The stock market is a very leading indicator, and there is but one ahead of it: the well known yield curve that predicts recessions.
Former and present Federal Reserve chairmen Ben Bernanke and Jerome Powell have come up against the inverted yield curve, and both claimed that "this time is different" in that no recession lies ahead.
It turns out that both were slapped down by reality.
There should, by now, be much doubt about the power of the curve.
The slope of the yield curve, or more precisely, the long-short yield gap, projects recessionary possibilities in one to two years ahead, according to literature and to correlation calculation.
On the other hand, the stock market leads the economy by one to two quarters.
As such, it follows that the former should be able to help one project the latter.
By comparing 10-year and three-month Treasury yield gaps with the S&P500's year-on-year growth, a good correlation is seen in the chart on top, with the former leading the latter by 25 months.

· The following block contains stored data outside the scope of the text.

template <int SAMPLER, class... TABLE>
__global__ void __launch_bounds__(256) __attribute__((amdgpu_num_vgpr(72)))
k_dlt4_lds(const double* __restrict__ x1, const double* __restrict__ y1,
       const double* __restrict__ x2, const double* __restrict__ y2, int N,
       unsigned long long seed, long long first, int M, int* __restrict__ idx_out,
       double* __restrict__ H_out, TABLE... table)
{
    static_assert(sizeof...(TABLE) == dlt_sampler_args(SAMPLER), "the local sampler takes nbr, k, uniform_per_16; the segment sampler cluster_begin, trials, first");
    __builtin_amdgcn_s_setprio(3);
    __shared__ double sW[4][WROWS * WCOLS][HPW];
    const int lane = threadIdx.x & 63;
    const int wave = threadIdx.x >> 6;
    const int hs = lane & (HPW - 1);
    const int slot = lane >> 4;
    const int m = (blockIdx.x * 4 + wave) * HPW + hs;
    const bool live = m < M;
    double (*W)[HPW] = sW[wave];
#define WE(r, c) W[(r) * WCOLS + (c)][hs]

    int id[4] = { 0, 0, 0, 0 };
    double sx[4], sy[4], dx[4], dy[4];
    if (live) sample4_by(seed, (unsigned long long)(first + m), (unsigned int)N, id, table...);
#pragma unroll
    for (int k = 0; k < 4; ++k) {
        sx[k] = x1[id[k]]; sy[k] = y1[id[k]]; dx[k] = x2[id[k]]; dy[k] = y2[id[k]];
    }
    if (live && slot == 0 && idx_out) {
#pragma unroll
        for (int k = 0; k < 4; ++k) idx_out[4 * (size_t)m + k] = id[k];
    }
    double cx1 = ((sx[0] + sx[1]) + sx[2]) + sx[3], cy1 = ((sy[0] + sy[1]) + sy[2]) + sy[3];
    double cx2 = ((dx[0] + dx[1]) + dx[2]) + dx[3], cy2 = ((dy[0] + dy[1]) + dy[2]) + dy[3];
    cx1 = cx1 * 0.25; cy1 = cy1 * 0.25; cx2 = cx2 * 0.25; cy2 = cy2 * 0.25;
    double d1 = 0.0, d2 = 0.0;
#pragma unroll
    for (int k = 0; k < 4; ++k) {
        const double ax = sx[k] - cx1, ay = sy[k] - cy1, bx = dx[k] - cx2, by = dy[k] - cy2;
        d1 = d1 + sqrt(ax * ax + ay * ay);
        d2 = d2 + sqrt(bx * bx + by * by);
    }
    const double s1 = sqrt(2.0) / (d1 * 0.25), s2 = sqrt(2.0) / (d2 * 0.25);

    {
        double x = 0.0, y = 0.0, u = 0.0, v = 0.0;
#pragma unroll
        for (int k = 0; k < 4; ++k)
            if (k == slot) {
                x = (sx[k] - cx1) * s1; y = (sy[k] - cy1) * s1;
                u = (dx[k] - cx2) * s2; v = (dy[k] - cy2) * s2;
            }
        const int r0 = 2 * slot, r1 = 2 * slot + 1;
        WE(r0, 0) = -x; WE(r0, 1) = -y; WE(r0, 2) = -1.0; WE(r0, 3) = 0.0; WE(r0, 4) = 0.0;
        WE(r0, 5) = 0.0; WE(r0, 6) = u * x; WE(r0, 7) = u * y; WE(r0, 8) = u;
        WE(r1, 0) = 0.0; WE(r1, 1) = 0.0; WE(r1, 2) = 0.0; WE(r1, 3) = -x; WE(r1, 4) = -y;
        WE(r1, 5) = -1.0; WE(r1, 6) = v * x; WE(r1, 7) = v * y; WE(r1, 8) = v;
        if (slot < 3)
            for (int i = 3 * slot; i < 3 * slot + 3; ++i)
                for (int j = 0; j < 9; ++j) WE(8 + i, j) = (i == j) ? 1.0 : 0.0;
    }
    __syncthreads();

    null9_sweeps(W, hs, slot, live);

    if (live && slot == 0) {
        double g[9];
        null9_vector(W, hs, g);
        double A1[9];
#pragma unroll
        for (int r = 0; r < 3; ++r) {
            const double a = g[3 * r], b = g[3 * r + 1], c = g[3 * r + 2];
            A1[3 * r] = a * s1;
            A1[3 * r + 1] = b * s1;
            A1[3 * r + 2] = (c - (a * s1) * cx1) - (b * s1) * cy1;
        }
        const double is2 = 1.0 / s2;
        double Hh[9];
#pragma unroll
        for (int j = 0; j < 3; ++j) {
            Hh[j] = A1[j] * is2 + cx2 * A1[6 + j];
            Hh[3 + j] = A1[3 + j] * is2 + cy2 * A1[6 + j];
            Hh[6 + j] = A1[6 + j];
        }
        double fro = 0.0;
#pragma unroll
        for (int j = 0; j < 9; ++j) fro = fro + Hh[j] * Hh[j];
        double sc = 1.0 / sqrt(fro);
        if (Hh[8] < 0.0) sc = -sc;
        double* out = H_out + 9 * (size_t)m;
#pragma unroll
        for (int j = 0; j < 9; ++j) out[j] = Hh[j] * sc;
    }
#undef WE
}

struct Col { double v[WROWS]; };

template <int CTRL, int BANK_MASK>
__device__ __forceinline__ double dpp_merge(double old, double src)
{
    const int lo = __builtin_amdgcn_update_dpp(__double2loint(old), __double2loint(src), CTRL, 0xF, BANK_MASK, false);
    const int hi = __builtin_amdgcn_update_dpp(__double2hiint(old), __double2hiint(src), CTRL, 0xF, BANK_MASK, false);
    return __hiloint2double(hi, lo);
}

__device__ __forceinline__ void shift_columns(Col& a, Col& b, Col& c)
{
#pragma unroll
    for (int i = 0; i < WROWS; ++i) {
        c.v[i] = dpp_merge<0x114 , 0xE>(c.v[i], b.v[i]);
        b.v[i] = dpp_merge<0x104 , 0x7>(b.v[i], a.v[i]);
    }
}

__device__ __forceinline__ int rotate_pair(Col& P, Col& Q, bool swapped, bool live)
{
    double alpha = 0.0, beta = 0.0, gamma = 0.0;
#pragma unroll
    for (int i = 0; i < 8; ++i) {
        const double wp = P.v[i], wq = Q.v[i];
        alpha = alpha + wp * wp;
        beta = beta + wq * wq;
        gamma = gamma + wp * wq;
    }
    const bool rot = live && (gamma != 0.0) && (gamma * gamma > 1e-30 * (alpha * beta)) &&
                     (alpha >= 1e-28) && (beta >= 1e-28);
    if (rot) {
        const double zeta = (beta - alpha) / (2.0 * gamma);
        const bool pos = swapped ? (zeta > 0.0) : (zeta >= 0.0);
        const double sg = pos ? 1.0 : -1.0;
        const double t = sg / (fabs(zeta) + sqrt(1.0 + zeta * zeta));
        const double c = 1.0 / sqrt(1.0 + t * t);
        const double s = c * t;
#pragma unroll
        for (int i = 0; i < WROWS; ++i) {
            const double wp = P.v[i], wq = Q.v[i];
            P.v[i] = c * wp - s * wq;
            Q.v[i] = s * wp + c * wq;
        }
    }
    return rot ? 1 : 0;
}

__host__ __device__ constexpr unsigned swapped_rounds(int s)
{
    unsigned m = 0;
    for (int r = 0; r < 9; ++r) {
        const int k = s + 1, a = (r + k) % 9, b = (r + 9 - k) % 9;
        if (a > b) m |= 1u << r;
    }
    return m;
}

__device__ __forceinline__ void dlt_column(int c, const double* x, const double* y, const double* u, const double* v, Col& out)
{
#pragma unroll
    for (int k = 0; k < 4; ++k) {
        const double e0[9] = { -x[k], -y[k], -1.0, 0.0, 0.0, 0.0, u[k] * x[k], u[k] * y[k], u[k] };
        const double e1[9] = { 0.0, 0.0, 0.0, -x[k], -y[k], -1.0, v[k] * x[k], v[k] * y[k], v[k] };
        double r0 = e0[0], r1 = e1[0];
#pragma unroll
        for (int j = 1; j < 9; ++j) {
            r0 = (c == j) ? e0[j] : r0;
            r1 = (c == j) ? e1[j] : r1;
        }
        out.v[2 * k] = r0;
        out.v[2 * k + 1] = r1;
    }
#pragma unroll
    for (int i = 0; i < 9; ++i) out.v[8 + i] = (i == c) ? 1.0 : 0.0;
}

__device__ __forceinline__ double column_norm(const Col& a)
{
    double n = 0.0;
#pragma unroll
    for (int i = 0; i < 8; ++i) n = n + a.v[i] * a.v[i];
    return n;
}

template <int SAMPLER, class... TABLE>
__global__ void __launch_bounds__(256)
k_dlt4(const double* __restrict__ x1, const double* __restrict__ y1,
       const double* __restrict__ x2, const double* __restrict__ y2, int N,
       unsigned long long seed, long long first, int M, int* __restrict__ idx_out,
       double* __restrict__ H_out, TABLE... table)
{
    static_assert(sizeof...(TABLE) == dlt_sampler_args(SAMPLER), "the local sampler takes nbr, k, uniform_per_16; the segment sampler cluster_begin, trials, first");
    __builtin_amdgcn_s_setprio(3);
    __shared__ double sN[4][9][HPW];
    __shared__ double sK[4][6][HPW];
    const int lane = threadIdx.x & 63;
    const int wave = threadIdx.x >> 6;
    const int slot = (lane >> 2) & 3;
    const int hs = (lane >> 4) * 4 + (lane & 3);
    const int m = (blockIdx.x * 4 + wave) * HPW + hs;
    const bool live = m < M;

    Col A, B, C;
    {
        int id[4] = { 0, 0, 0, 0 };
        double sx[4], sy[4], dx[4], dy[4];
        if (live) sample4_by(seed, (unsigned long long)(first + m), (unsigned int)N, id, table...);
#pragma unroll
        for (int k = 0; k < 4; ++k) {
            sx[k] = x1[id[k]]; sy[k] = y1[id[k]]; dx[k] = x2[id[k]]; dy[k] = y2[id[k]];
        }
        if (live && slot == 0 && idx_out) {
#pragma unroll
            for (int k = 0; k < 4; ++k) idx_out[4 * (size_t)m + k] = id[k];
        }
        double cx1 = ((sx[0] + sx[1]) + sx[2]) + sx[3], cy1 = ((sy[0] + sy[1]) + sy[2]) + sy[3];
        double cx2 = ((dx[0] + dx[1]) + dx[2]) + dx[3], cy2 = ((dy[0] + dy[1]) + dy[2]) + dy[3];
        cx1 = cx1 * 0.25; cy1 = cy1 * 0.25; cx2 = cx2 * 0.25; cy2 = cy2 * 0.25;
        double d1 = 0.0, d2 = 0.0;
#pragma unroll
        for (int k = 0; k < 4; ++k) {
            const double ax = sx[k] - cx1, ay = sy[k] - cy1, bx = dx[k] - cx2, by = dy[k] - cy2;
            d1 = d1 + sqrt(ax * ax + ay * ay);
            d2 = d2 + sqrt(bx * bx + by * by);
        }
        const double s1 = sqrt(2.0) / (d1 * 0.25), s2 = sqrt(2.0) / (d2 * 0.25);
        if (slot == 0) {
            sK[wave][0][hs] = s1; sK[wave][1][hs] = s2; sK[wave][2][hs] = cx1;
            sK[wave][3][hs] = cy1; sK[wave][4][hs] = cx2; sK[wave][5][hs] = cy2;
        }
        double x[4], y[4], u[4], v[4];
#pragma unroll
        for (int k = 0; k < 4; ++k) {
            x[k] = (sx[k] - cx1) * s1; y[k] = (sy[k] - cy1) * s1;
            u[k] = (dx[k] - cx2) * s2; v[k] = (dy[k] - cy2) * s2;
        }
        dlt_column(slot + 1, x, y, u, v, A);
        dlt_column(8 - slot, x, y, u, v, B);
        dlt_column(0, x, y, u, v, C);
    }

    const unsigned sw = slot == 0 ? swapped_rounds(0) : slot == 1 ? swapped_rounds(1) : slot == 2 ? swapped_rounds(2) : swapped_rounds(3);
    for (int sweep = 0; sweep < 30; ++sweep) {
        unsigned long long rotated = 0;
#pragma unroll 1
        for (int r = 0; r < 9; r += 3) {
            rotated |= __ballot(rotate_pair(A, B, (sw >> r) & 1u, live));
            shift_columns(A, B, C);
            rotated |= __ballot(rotate_pair(B, C, (sw >> (r + 1)) & 1u, live));
            shift_columns(B, C, A);
            rotated |= __ballot(rotate_pair(C, A, (sw >> (r + 2)) & 1u, live));
            shift_columns(C, A, B);
        }
        if (rotated == 0) break;
    }

    sN[wave][slot + 1][hs] = column_norm(A);
    sN[wave][8 - slot][hs] = column_norm(B);
    if (slot == 0) sN[wave][0][hs] = column_norm(C);
    wave_sync();
    int jm = 0;
    {
        double best = 0.0;
        for (int j = 0; j < 9; ++j) {
            const double a = sN[wave][j][hs];
            if (j == 0 || a < best) { best = a; jm = j; }
        }
    }
    wave_sync();
    if (jm == slot + 1) {
#pragma unroll
        for (int j = 0; j < 9; ++j) sN[wave][j][hs] = A.v[8 + j];
    } else if (jm == 8 - slot) {
#pragma unroll
        for (int j = 0; j < 9; ++j) sN[wave][j][hs] = B.v[8 + j];
    } else if (jm == 0 && slot == 0) {
#pragma unroll
        for (int j = 0; j < 9; ++j) sN[wave][j][hs] = C.v[8 + j];
    }
    wave_sync();

    if (live && slot == 0) {
        double g[9];
#pragma unroll
        for (int j = 0; j < 9; ++j) g[j] = sN[wave][j][hs];
        const double s1 = sK[wave][0][hs], s2 = sK[wave][1][hs], cx1 = sK[wave][2][hs];
        const double cy1 = sK[wave][3][hs], cx2 = sK[wave][4][hs], cy2 = sK[wave][5][hs];
        double A1[9];
#pragma unroll
        for (int r = 0; r < 3; ++r) {
            const double a = g[3 * r], b = g[3 * r + 1], c = g[3 * r + 2];
            A1[3 * r] = a * s1;
            A1[3 * r + 1] = b * s1;
            A1[3 * r + 2] = (c - (a * s1) * cx1) - (b * s1) * cy1;
        }
        const double is2 = 1.0 / s2;
        double Hh[9];
#pragma unroll
        for (int j = 0; j < 3; ++j) {
            Hh[j] = A1[j] * is2 + cx2 * A1[6 + j];
            Hh[3 + j] = A1[3 + j] * is2 + cy2 * A1[6 + j];
            Hh[6 + j] = A1[6 + j];
        }
        double fro = 0.0;
#pragma unroll
        for (int j = 0; j < 9; ++j) fro = fro + Hh[j] * Hh[j];
        double sc = 1.0 / sqrt(fro);
        if (Hh[8] < 0.0) sc = -sc;
        double* out = H_out + 9 * (size_t)m;
#pragma unroll
        for (int j = 0; j < 9; ++j) out[j] = Hh[j] * sc;
    }
}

The yield gap over the past two years predicts the S&P500's growth movements over the next two years.
Converting the index growth to level, a projected path is shown in the dotted line in the chart at the bottom and is "connected to" the existing path by shifting parallel upward.
Without treating it too seriously, a sharp correction will be ahead and market will gain momentum again after a year.
Whether that happens or not, this possibility is at least grounded in a powerful crystal ball reading - the yield gap.